# Offsets or incentives for Sprinklers?



## Vibrato (Jan 18, 2012)

Been lurking here for a while, 1st post though. Great forums!

My Board Chairman has had some fire guys telling him that the inclusion of sprinklers in the code increases the safety factor such that there are other requirements that have been relaxed to help offset the cost. he has asked me to provide a list...

So far I'm not finding much- (2012 IRC) R501.3- allows for the ½ inch gypsum required for fire protection under floor framing for engineered joists to be excepted. (Engineered joists not specifically mentioned)

*R314.5  allows multiple smoke alarms to be “interconnected” through a wireless system of alarms. My guess is that this is a response to the new technology and NOT specific to the inclusion of smoke alarms. Do you agree? (The alarms still are required to have the primary power source from the building electrical system. No change there.)
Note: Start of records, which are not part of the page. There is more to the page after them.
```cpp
static int upload(lep_gpu* g, void* dst, const void* src, size_t n, hipStream_t st) {
    if (!n) return 0;
// ... 115 lines not shown
            if (rc && rc != kEnc5NoMemory) return rc;
            done = rc == 0;
        }
        if (done) {}
        else if (waves == 2) {
            g->last_kernel = "lep_encode_v3x2_kernel";
            hipLaunchKernelGGL(lep_encode_v3x2_kernel, dim3(nseg), dim3(128), 0, st, (const ImageDev*)(meta + o_img),
                               (const SegDev*)(meta + o_seg), (uint32_t*)models.p, (NSum*)ns.p, (const uint64_t*)(meta + o_ns),
                               d_streams, d_stream_len, d_status, g->d_bins);
        }
        else if (waves >= 8) { g->last_kernel = "lep_encode_v3_kernel<8>"; LEP_LAUNCH_ENC3(8); }
        else { g->last_kernel = "lep_encode_v3_kernel<4>"; LEP_LAUNCH_ENC3(4); }
#undef LEP_LAUNCH_ENC3
    }
    HIPCHK(g, hipGetLastError());
    HIPCHK(g, hipEventRecord(g->ev1, st));
    g->timed = true;
    return 0;
}

__attribute__((constructor)) static void lep_runtime_defaults() { setenv("GPU_MAX_HW_QUEUES", "8", 0); }

extern "C" {

static std::mutex g_live_mu;
static std::vector<lep_gpu*> g_live;
static bool g_exit_hook = false;
static void release_device_side(lep_gpu* g);
static void release_all_at_exit() {
    std::lock_guard<std::mutex> lk(g_live_mu);
    for (lep_gpu* g : g_live) release_device_side(g);
    g_live.clear();
}

int lep_gpu_create(int device, lep_gpu** out) {
    lep_gpu* g = new lep_gpu;
    g->device = device;
    if (const char* e = getenv("LEP_DEC_WAVES")) g->dec_waves = atoi(e) == 4 ? 4 : (atoi(e) == 8 ? 8 : 0);
    if (const char* e = getenv("LEP_ENC_WAVES")) g->enc_waves = atoi(e) == 4 ? 4 : (atoi(e) == 8 ? 8 : (atoi(e) == 2 ? 2 : 0));
    if (const char* e = getenv("LEP_ENC_PAIR_MAX")) g->enc_pair_max = atoi(e);
    if (const char* e = getenv("LEP_ENC5_MIN")) g->enc5_min = atoi(e);
    if (const char* e = getenv("LEP_HUFFPROG_PIPELINE")) g->huffprog_pipeline = atoi(e);
    if (const char* e = getenv("LEP_HUFFPROG_PIPELINE_MAX")) g->huffprog_pipeline_max = atoi(e);
    if (const char* e = getenv("LEP_HUFFDEC_SIMT_BITS")) g->simt_sub_bits = std::max(0, atoi(e));
    if (const char* e = getenv("LEP_HUFFENC_SIMT")) g->huffenc_simt = atoi(e) != 0;
    if (const char* e = getenv("LEP_HUFFPROG_SIMT")) g->huffprog_simt = atoi(e) != 0;
    if (const char* e = getenv("LEP_HUFFPROG_SIMT_RST")) g->huffprog_simt_rst = atoi(e) != 0;
    if (const char* e = getenv("LEP_HUFFPROGDEC_WIN")) g->huffprogdec_win = atoi(e) != 0;
    if (const char* e = getenv("LEP_HUFFPROGDEC_RST")) g->huffprogdec_rst = atoi(e) != 0;
    if (const char* e = getenv("LEP_HUFFPROGDEC_RST_FLOOR")) g->huffprogdec_rst_floor = (uint32_t)std::max(1, atoi(e));
    if (const char* e = getenv("LEP_HUFFPROG_SPLIT")) g->huffprog_split = atoi(e) != 0;
    if (const char* e = getenv("LEP_ENC5_WAVES")) g->enc5_waves = atoi(e) == 1 ? 1 : 2;
    if (const char* e = getenv("LEP_ENC5_FOLD_APART")) g->enc5_fold_apart = atoi(e);
    if (const char* e = getenv("LEP_ENC5_GATHER_WGS")) g->enc5_gather_wgs = atoi(e);
    if (const char* e = getenv("LEP_ENC5_PARTS")) g->enc5_parts = atoi(e);
    if (const char* e = getenv("LEP_ENC5_WCHUNKS")) g->enc5_wchunks = atoi(e);
    if (const char* e = getenv("LEP_ENC5_WLANES")) g->enc5_wlanes = atol(e);
    if (const char* e = getenv("LEP_ENC5_WMAXSEG")) g->enc5_wmaxseg = atoi(e);
    if (const char* e = getenv("LEP_ENC5_SCRATCH_MAX")) g->enc5_scratch_max = (size_t)strtoull(e, nullptr, 10);
    int n = 0;
    if (hipGetDeviceCount(&n) != hipSuccess || n <= device) { delete g; return LEP_GPU_ERROR; }
    if (hipSetDevice(device) != hipSuccess || hipStreamCreate(&g->stream) != hipSuccess ||
        hipEventCreate(&g->ev0) != hipSuccess || hipEventCreate(&g->ev1) != hipSuccess) { delete g; return LEP_GPU_ERROR; }
    vmm_init(g);
    {
        std::lock_guard<std::mutex> lk(g_live_mu);
        g_live.push_back(g);
        if (!g_exit_hook) { g_exit_hook = true; atexit(release_all_at_exit); }
    }
    *out = g;
    return 0;
}

static void release_device_side(lep_gpu* g) {
    if (g->released) return;
    g->released = true;
    (void)hipSetDevice(g->device);
    (void)hipStreamSynchronize(g->stream);
    if (g->ev_enc5_done) (void)hipEventDestroy(g->ev_enc5_done);
    for (auto& e : g->ev_part) if (e) (void)hipEventDestroy(e);
    for (auto& e : g->ev_stage) if (e) (void)hipEventDestroy(e);
    if (g->ev_fork) (void)hipEventDestroy(g->ev_fork);
    if (g->ev_join) (void)hipEventDestroy(g->ev_join);
    if (g->ev_join3) (void)hipEventDestroy(g->ev_join3);
    if (g->stream2) (void)hipStreamDestroy(g->stream2);
    if (g->stream3) (void)hipStreamDestroy(g->stream3);
    for (Workspace& w : g->ws) dev_release(g, w);
    vmm_destroy(g);
    if (g->ev0) (void)hipEventDestroy(g->ev0);
    if (g->ev1) (void)hipEventDestroy(g->ev1);
    if (g->stream) (void)hipStreamDestroy(g->stream);
    for (auto& h : g->h_huffprog) (void)h.release();
    for (lep_gpu::Staging& sl : g->staging) { if (sl.host) (void)hipHostFree(sl.host); if (sl.ev) (void)hipEventDestroy(sl.ev); sl = lep_gpu::Staging(); }
    for (void* p : g->staging_retired) (void)hipHostFree(p);
    g->staging_retired.clear();
}

void lep_gpu_destroy(lep_gpu* g) {
    if (!g) return;
    {
        std::lock_guard<std::mutex> lk(g_live_mu);
        for (size_t i = 0; i < g_live.size(); ++i) if (g_live[i] == g) { g_live.erase(g_live.begin() + i); break; }
        release_device_side(g);
    }
    delete g;
}

const char* lep_gpu_last_error(lep_gpu* g) { return g ? g->err.c_str() : "no gpu object"; }

int lep_gpu_encode_device(lep_gpu* g, const lep_image_desc* images, int nimg, const lep_segment* segs, int nseg,
                          uint8_t* d_streams, const uint64_t* stream_offsets, uint32_t* d_stream_len, int32_t* d_status,
                          void* hip_stream) {
    return launch<false>(g, images, nimg, segs, nseg, d_streams, stream_offsets, d_stream_len, d_status,
                         hip_stream ? (hipStream_t)hip_stream : g->stream);
}

int lep_gpu_decode_device(lep_gpu* g, const lep_image_desc* images, int nimg, const lep_segment* segs, int nseg,
                          const uint8_t* d_streams, const uint64_t* stream_offsets, const uint32_t* d_stream_len,
                          int32_t* d_status, void* hip_stream) {
    return launch<true>(g, images, nimg, segs, nseg, const_cast<uint8_t*>(d_streams), stream_offsets,
                        const_cast<uint32_t*>(d_stream_len), d_status, hip_stream ? (hipStream_t)hip_stream : g->stream);
}

static_assert(sizeof(lep_huff_image) == sizeof(lephuff::HuffImage) && sizeof(lep_huff_segment) == sizeof(lephuff::HuffSegment) &&
              sizeof(lep_huff_end) == sizeof(lephuff::HuffEnd) && sizeof(lep_huff_end) == 16, "C ABI mirrors");

int lep_gpu_huffman_encode_device(lep_gpu* g, const lep_huff_image* images, int nimg, const lep_huff_segment* segs, int nseg,
                                  uint8_t* d_out, uint32_t* d_out_len, lep_huff_end* d_ends, void* hip_stream) {
    if (!g) return LEP_GPU_ERROR;
    if (nseg <= 0) return 0;
    hipStream_t st = hip_stream ? (hipStream_t)hip_stream : g->stream;
    HIPCHK(g, hipSetDevice(g->device));
    lepbuf::Layout D;
    D.add<lep_huff_image>((size_t)nimg);
    const size_t o_seg = D.add<lep_huff_segment>((size_t)nseg);
    const int set = g->cur & 1;
    Workspace &huff = g->ws[lep_gpu::W_HUFF + set], &huffenc = g->ws[lep_gpu::W_HUFFENC + set];
// ... 605 lines not shown
```

Before: 1570.

## Split encoder count pass into many tile-range workgroups with atomic merges

Replaces the one-workgroup-per-segment count walk with a count kernel that splits each segment's tiles into R ranges across many workgroups. Each range accumulates per-stream histograms in LDS and merges them into global counts with atomics. The default mode uses a new ballot-based direct coefficient counter instead of the full walk. The model-fill kernel moves to a second stream so it can overlap the count and plan stages. The goal is to remove the serial per-segment bottleneck of the count phase, at the cost of redundant tile seeking per range, atomic traffic, and the risk that the new counting formula diverges from what the walk produces.

```diff
diff --git a/lepton_amd/csrc/lep_enc5.h b/lepton_amd/csrc/lep_enc5.h
--- a/lepton_amd/csrc/lep_enc5.h
+++ b/lepton_amd/csrc/lep_enc5.h
@@ -1429,4 +1429,150 @@
     }
 }
 
-}
+typedef Walk5<kCount, 1> CountWalk5;
+struct Count5Shared { uint32_t hist[kStreams]; };
+#if LEP_ON_GPU
+#define LEP5_CSH(p) (*reinterpret_cast<lep5::Count5Shared*>(lep5::lep5_lds))
+#else
+#define LEP5_CSH(p) (*(p))
+#endif
+WDEV void count_add(uint32_t* p, uint32_t v) {
+#if LEP_ON_GPU
+    __hip_atomic_fetch_add(p, v, __ATOMIC_RELAXED, __HIP_MEMORY_SCOPE_AGENT);
+#else
+    *p += v;
+#endif
+}
+WDEV uint32_t segment_tiles(const ImageDev* image, const SegDev& seg, NSum* ns) {
+    CountWalk5::TileIter it;
+    CountWalk5::TileDesc t;
+    it.init(image, seg, ns);
+    uint32_t n = 0;
+    while (it.next(&t)) { n += (uint32_t)(it.row_blocks + 63) >> 6; it.row_x0 = it.row_blocks; }
+    return n;
+}
+WDEV bool seek_tile(CountWalk5::TileIter& it, uint32_t first, CountWalk5::TileDesc* t) {
+    uint32_t at = 0;
+    while (it.next(t)) {
+        const uint32_t in_row = (uint32_t)(it.row_blocks + 63) >> 6;
+        if (first - at < in_row) {
+            for (; at < first; ++at) it.next(t);
+            return true;
+        }
+        at += in_row;
+        it.row_x0 = it.row_blocks;
+    }
+    return false;
+}
+WDEV void count_flush(const uint32_t* hist, const uint32_t* sign_pos, uint32_t blocks, uint32_t nbins, uint32_t ntiles, int r, uint32_t* counts) {
+    LANES(l) {
+        for (int i = l; i < kStreams; i += 64) { const uint32_t c = hist[i]; if (c) count_add(counts + i, c); }
+        if (l == 0) {
+            if (sign_pos[0]) count_add(counts + kStreams, sign_pos[0]);
+            if (sign_pos[1]) count_add(counts + kStreams + 1, sign_pos[1]);
+            if (blocks) count_add(counts + kStreams + 2, blocks);
+            if (nbins) count_add(counts + kStreams + 3, nbins);
+            if (r == 0 && ntiles) count_add(counts + kStreams + 4, ntiles);
+        }
+    }
+}
+
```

Since my Code Interpretation and Significant Changes books won't be here for a couple of days, I thought I'd ask here. Thanks for any help!!


----------



## fatboy (Jan 18, 2012)

Allows the reduction from two to one hours for the townhouse separation also.

Welcome to the forum, glad you jumped it!

Where are you at, what codes are you on?

And, get ready, don't be thin skinned, this has been beat to death from all angles.....search "residential fire sprinklers" or combinations of, plenty of topics and opinions.


----------



## Coug Dad (Jan 18, 2012)

Welcome to the board.

While you may find some equivalencies based upon sprinklers in single family construction, they would not offset the cost of the sprinkler system.  Like Fatboy said, lots of good threads on this board regarding residential fire sprinklers.  Of course, everyone has their own opinion based upon their personal experience.


----------



## brudgers (Jan 18, 2012)

The major offset would probably be on insurance premiums, and they vary greatly. And are highly unlikely to offset the cost. Fire guys are just giving you the party line.


----------



## rnapier (Jan 18, 2012)

I don't think wireless systems are new since the 2009 IRC had this

R314.2 Smoke detection systems. Household fire alarm systems installed in accordance with NFPA 72 that include smoke alarms...

and NFPA 2007 allowed low-power wireless household alarm systems.


----------



## Vibrato (Jan 18, 2012)

I'm the BO for Rock Island County, Illinois, we're on the 09's.

I don't want to argue the positive/negatives- SHEESH, Doods- that's been done EVERY WHERE and most of what gets mentioned is so exagerated the truth is buried in unreasonableness. (Actual conversation- Contractor- "The water supply won't handle all these sprinklers!"- Me- "Uh, there's a fire plug on every street corner. Wonder what those are for if the water supply won't handle a fire?") Aaaanyway...

I'm looking for specific requirements that may have been relaxed PER CODE, with references between the 03/06 IRC (no Sprinklers) to the 09/12 IRC (with Sprinklers) in single family detached dwellings.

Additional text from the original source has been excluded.